Task goal
From the entries that follow, copy each line in which "vmcnt" appears.

Records to process
* * *

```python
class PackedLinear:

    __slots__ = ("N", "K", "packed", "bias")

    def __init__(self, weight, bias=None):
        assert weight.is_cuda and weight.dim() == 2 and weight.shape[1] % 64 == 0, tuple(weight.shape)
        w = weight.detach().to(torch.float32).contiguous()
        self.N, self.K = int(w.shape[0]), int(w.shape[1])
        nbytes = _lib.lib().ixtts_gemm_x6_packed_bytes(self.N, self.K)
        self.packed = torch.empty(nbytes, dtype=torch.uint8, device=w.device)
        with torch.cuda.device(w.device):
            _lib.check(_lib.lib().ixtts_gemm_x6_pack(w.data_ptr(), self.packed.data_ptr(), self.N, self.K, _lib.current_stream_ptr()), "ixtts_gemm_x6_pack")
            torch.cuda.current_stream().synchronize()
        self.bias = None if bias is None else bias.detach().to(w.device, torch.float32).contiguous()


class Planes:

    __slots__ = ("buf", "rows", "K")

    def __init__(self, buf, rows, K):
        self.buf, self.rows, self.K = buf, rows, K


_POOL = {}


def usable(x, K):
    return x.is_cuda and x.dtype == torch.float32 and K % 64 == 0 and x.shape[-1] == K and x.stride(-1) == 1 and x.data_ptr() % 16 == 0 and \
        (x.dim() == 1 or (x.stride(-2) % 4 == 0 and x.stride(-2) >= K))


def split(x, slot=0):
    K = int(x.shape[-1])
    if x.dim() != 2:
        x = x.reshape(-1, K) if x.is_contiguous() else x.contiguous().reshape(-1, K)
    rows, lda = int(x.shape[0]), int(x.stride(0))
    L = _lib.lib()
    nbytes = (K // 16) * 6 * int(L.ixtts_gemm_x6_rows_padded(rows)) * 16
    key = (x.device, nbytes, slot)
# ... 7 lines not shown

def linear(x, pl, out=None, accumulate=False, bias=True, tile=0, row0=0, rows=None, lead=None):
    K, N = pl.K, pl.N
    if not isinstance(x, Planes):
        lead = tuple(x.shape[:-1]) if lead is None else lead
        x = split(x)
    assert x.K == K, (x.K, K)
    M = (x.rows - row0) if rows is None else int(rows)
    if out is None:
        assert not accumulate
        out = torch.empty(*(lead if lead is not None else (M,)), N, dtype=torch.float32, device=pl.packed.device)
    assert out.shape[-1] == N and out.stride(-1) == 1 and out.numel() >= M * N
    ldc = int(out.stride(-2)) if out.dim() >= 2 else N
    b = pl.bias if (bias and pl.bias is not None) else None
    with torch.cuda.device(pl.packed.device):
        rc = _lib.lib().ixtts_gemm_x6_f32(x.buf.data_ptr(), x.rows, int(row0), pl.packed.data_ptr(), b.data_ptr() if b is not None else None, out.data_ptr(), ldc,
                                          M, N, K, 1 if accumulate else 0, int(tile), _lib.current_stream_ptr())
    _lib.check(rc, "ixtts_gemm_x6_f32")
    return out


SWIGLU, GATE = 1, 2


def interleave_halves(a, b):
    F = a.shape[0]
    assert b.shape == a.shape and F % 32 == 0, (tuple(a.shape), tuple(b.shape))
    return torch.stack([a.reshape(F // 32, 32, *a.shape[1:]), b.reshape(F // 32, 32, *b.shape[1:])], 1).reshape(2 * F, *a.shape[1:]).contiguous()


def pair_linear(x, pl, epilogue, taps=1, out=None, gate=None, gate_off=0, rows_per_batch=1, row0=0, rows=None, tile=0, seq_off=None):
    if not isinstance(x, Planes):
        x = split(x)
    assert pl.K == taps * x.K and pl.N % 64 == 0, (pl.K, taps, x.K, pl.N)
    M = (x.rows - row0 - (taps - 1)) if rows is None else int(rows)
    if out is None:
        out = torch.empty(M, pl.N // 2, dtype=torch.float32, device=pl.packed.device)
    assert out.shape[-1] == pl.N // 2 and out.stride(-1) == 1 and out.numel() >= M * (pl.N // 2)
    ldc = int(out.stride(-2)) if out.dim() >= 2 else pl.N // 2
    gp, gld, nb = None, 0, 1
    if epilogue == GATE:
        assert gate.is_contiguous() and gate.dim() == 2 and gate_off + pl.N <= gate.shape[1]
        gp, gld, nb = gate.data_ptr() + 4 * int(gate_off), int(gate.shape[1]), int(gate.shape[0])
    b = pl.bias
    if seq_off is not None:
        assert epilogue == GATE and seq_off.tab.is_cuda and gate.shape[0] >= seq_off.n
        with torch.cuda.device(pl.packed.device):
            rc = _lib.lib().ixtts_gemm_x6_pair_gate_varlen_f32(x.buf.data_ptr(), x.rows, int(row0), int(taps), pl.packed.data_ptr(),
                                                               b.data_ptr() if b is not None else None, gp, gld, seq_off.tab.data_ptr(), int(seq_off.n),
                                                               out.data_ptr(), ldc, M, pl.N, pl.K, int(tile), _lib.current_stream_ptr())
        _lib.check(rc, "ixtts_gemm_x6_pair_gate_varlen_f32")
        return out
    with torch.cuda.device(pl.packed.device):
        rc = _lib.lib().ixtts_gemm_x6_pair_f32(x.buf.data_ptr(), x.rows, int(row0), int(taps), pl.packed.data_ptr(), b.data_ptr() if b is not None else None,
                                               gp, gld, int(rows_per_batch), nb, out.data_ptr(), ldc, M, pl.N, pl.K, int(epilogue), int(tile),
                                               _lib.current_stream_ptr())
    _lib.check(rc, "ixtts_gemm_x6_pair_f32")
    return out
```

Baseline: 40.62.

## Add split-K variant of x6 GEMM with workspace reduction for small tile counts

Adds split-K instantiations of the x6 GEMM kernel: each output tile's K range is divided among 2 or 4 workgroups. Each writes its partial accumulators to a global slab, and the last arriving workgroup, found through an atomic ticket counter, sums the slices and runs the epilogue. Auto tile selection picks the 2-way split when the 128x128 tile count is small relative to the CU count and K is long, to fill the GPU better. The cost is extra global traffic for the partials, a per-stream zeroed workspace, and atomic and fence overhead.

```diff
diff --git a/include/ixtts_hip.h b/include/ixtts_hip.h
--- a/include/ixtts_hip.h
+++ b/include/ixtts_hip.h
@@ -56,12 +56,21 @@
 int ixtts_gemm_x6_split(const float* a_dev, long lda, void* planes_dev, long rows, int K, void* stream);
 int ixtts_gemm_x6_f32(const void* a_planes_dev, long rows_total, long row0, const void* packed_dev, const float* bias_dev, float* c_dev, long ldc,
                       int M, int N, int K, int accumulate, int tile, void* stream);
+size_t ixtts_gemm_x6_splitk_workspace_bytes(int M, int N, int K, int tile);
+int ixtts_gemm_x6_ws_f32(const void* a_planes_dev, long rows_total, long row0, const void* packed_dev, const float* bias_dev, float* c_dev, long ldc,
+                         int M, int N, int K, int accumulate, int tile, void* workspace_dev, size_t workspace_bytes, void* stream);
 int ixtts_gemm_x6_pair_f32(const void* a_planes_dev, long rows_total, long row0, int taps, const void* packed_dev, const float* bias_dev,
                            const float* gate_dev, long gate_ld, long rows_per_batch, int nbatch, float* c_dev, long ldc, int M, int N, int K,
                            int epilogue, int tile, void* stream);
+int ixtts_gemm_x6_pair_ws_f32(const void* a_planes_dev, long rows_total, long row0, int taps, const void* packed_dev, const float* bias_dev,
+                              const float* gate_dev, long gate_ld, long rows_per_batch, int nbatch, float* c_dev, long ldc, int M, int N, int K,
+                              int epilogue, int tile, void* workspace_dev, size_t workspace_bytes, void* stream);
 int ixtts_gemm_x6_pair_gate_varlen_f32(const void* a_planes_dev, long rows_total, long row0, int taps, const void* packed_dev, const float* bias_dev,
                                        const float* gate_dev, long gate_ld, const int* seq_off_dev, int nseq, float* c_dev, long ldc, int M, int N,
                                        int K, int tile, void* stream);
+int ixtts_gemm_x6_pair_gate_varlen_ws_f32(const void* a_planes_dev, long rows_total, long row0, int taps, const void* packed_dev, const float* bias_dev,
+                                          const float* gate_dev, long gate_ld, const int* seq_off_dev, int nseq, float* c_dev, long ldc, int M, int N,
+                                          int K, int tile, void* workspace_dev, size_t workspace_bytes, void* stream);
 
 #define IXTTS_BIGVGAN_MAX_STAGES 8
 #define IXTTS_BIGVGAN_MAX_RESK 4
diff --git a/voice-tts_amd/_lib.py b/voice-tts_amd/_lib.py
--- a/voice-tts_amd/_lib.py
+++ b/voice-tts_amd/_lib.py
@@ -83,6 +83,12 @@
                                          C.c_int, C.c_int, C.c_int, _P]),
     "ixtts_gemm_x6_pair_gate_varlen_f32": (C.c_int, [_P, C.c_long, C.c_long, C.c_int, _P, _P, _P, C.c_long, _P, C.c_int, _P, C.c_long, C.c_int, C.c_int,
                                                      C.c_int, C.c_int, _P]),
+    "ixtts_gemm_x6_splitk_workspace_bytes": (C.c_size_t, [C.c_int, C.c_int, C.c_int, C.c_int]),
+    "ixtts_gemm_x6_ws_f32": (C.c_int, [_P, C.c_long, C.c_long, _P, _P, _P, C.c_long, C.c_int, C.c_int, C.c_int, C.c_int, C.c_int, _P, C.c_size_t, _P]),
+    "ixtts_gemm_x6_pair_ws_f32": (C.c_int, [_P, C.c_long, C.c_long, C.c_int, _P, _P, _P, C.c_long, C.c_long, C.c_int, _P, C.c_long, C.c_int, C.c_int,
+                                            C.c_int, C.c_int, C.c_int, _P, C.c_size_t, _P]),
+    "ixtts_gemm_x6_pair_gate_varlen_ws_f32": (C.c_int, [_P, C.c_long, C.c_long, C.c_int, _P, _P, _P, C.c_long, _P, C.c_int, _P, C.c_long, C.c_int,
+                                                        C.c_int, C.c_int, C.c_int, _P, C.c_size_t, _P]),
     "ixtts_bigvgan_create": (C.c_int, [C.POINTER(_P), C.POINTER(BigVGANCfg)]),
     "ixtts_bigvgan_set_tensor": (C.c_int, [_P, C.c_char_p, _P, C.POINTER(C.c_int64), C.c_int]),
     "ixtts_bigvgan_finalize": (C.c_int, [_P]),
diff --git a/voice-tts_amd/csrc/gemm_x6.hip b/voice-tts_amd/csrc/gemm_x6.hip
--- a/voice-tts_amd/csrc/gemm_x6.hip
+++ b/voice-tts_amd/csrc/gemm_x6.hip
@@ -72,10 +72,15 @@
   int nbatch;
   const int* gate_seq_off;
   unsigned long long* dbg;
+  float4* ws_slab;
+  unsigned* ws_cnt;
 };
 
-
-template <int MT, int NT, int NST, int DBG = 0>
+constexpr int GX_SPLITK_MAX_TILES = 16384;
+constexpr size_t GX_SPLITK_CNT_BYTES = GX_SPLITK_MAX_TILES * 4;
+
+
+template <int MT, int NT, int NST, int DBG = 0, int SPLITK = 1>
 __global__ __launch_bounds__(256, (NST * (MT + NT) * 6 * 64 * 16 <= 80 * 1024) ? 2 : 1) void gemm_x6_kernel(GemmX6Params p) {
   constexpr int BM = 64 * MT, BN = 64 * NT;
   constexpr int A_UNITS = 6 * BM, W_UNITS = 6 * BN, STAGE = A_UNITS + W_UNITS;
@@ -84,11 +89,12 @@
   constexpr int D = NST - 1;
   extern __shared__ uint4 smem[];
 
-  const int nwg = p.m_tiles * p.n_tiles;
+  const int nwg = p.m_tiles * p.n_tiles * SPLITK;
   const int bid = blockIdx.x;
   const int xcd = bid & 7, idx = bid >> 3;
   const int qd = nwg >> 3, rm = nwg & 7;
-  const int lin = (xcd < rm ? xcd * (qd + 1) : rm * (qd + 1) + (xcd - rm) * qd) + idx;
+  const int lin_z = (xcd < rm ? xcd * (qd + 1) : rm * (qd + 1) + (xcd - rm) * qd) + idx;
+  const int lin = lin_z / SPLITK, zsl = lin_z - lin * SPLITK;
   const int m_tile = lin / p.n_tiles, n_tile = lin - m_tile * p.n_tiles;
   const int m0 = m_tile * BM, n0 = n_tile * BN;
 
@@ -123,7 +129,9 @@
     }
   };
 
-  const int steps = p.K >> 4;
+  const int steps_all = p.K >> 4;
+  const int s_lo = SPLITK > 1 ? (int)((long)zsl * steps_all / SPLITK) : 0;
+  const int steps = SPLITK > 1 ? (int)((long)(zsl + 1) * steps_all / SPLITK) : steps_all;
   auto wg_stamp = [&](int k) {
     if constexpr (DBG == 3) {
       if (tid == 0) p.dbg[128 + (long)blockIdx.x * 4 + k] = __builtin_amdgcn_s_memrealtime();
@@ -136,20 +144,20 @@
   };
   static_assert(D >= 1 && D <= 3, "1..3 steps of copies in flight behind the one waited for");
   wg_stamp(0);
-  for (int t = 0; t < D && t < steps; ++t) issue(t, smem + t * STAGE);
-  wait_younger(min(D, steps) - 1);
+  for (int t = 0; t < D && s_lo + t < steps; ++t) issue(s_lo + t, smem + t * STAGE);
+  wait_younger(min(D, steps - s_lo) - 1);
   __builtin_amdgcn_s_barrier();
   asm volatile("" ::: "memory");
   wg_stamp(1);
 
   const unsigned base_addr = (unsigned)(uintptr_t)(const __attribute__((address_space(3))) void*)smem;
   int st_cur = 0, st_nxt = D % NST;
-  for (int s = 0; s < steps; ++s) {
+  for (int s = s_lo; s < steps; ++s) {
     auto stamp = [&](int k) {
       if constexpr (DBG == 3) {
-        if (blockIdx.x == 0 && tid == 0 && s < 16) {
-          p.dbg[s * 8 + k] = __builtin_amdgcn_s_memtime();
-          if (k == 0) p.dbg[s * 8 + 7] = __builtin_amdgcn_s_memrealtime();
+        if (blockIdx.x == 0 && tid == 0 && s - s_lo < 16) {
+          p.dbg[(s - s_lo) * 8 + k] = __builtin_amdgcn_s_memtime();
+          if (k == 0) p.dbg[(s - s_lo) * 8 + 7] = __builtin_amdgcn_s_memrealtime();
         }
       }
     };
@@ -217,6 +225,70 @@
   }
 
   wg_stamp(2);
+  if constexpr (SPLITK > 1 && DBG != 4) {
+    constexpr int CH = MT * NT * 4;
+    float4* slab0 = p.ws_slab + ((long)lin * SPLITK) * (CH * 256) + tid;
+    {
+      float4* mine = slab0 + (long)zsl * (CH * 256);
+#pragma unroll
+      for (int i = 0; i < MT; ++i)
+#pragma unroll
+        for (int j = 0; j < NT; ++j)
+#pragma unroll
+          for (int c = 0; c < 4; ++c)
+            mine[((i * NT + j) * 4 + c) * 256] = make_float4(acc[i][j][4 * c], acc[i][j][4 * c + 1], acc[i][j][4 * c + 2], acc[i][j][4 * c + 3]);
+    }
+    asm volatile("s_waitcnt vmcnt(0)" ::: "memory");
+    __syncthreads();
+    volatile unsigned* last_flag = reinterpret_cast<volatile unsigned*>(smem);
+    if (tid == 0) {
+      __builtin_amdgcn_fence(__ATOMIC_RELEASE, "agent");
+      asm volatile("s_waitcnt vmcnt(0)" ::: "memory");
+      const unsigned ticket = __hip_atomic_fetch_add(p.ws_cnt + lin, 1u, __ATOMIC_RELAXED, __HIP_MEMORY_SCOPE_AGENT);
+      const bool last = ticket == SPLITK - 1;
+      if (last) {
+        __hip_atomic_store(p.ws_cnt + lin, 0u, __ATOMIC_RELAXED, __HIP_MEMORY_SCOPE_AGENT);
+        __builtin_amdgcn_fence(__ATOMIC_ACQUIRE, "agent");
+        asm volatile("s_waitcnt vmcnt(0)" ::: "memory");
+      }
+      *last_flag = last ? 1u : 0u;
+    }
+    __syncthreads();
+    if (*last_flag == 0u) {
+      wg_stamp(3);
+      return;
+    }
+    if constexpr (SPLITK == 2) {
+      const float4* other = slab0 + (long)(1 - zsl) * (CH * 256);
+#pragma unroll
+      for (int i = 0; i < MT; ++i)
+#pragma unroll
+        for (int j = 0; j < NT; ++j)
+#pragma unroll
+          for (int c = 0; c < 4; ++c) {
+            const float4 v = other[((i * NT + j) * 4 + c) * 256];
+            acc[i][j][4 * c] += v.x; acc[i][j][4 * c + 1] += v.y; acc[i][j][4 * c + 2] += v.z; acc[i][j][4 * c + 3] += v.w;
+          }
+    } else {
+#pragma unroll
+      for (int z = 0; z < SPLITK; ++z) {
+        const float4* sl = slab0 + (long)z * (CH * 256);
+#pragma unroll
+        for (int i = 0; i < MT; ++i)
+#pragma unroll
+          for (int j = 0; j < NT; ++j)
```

* * *

Task answer
+    asm volatile("s_waitcnt vmcnt(0)" ::: "memory");
+      asm volatile("s_waitcnt vmcnt(0)" ::: "memory");
+        asm volatile("s_waitcnt vmcnt(0)" ::: "memory");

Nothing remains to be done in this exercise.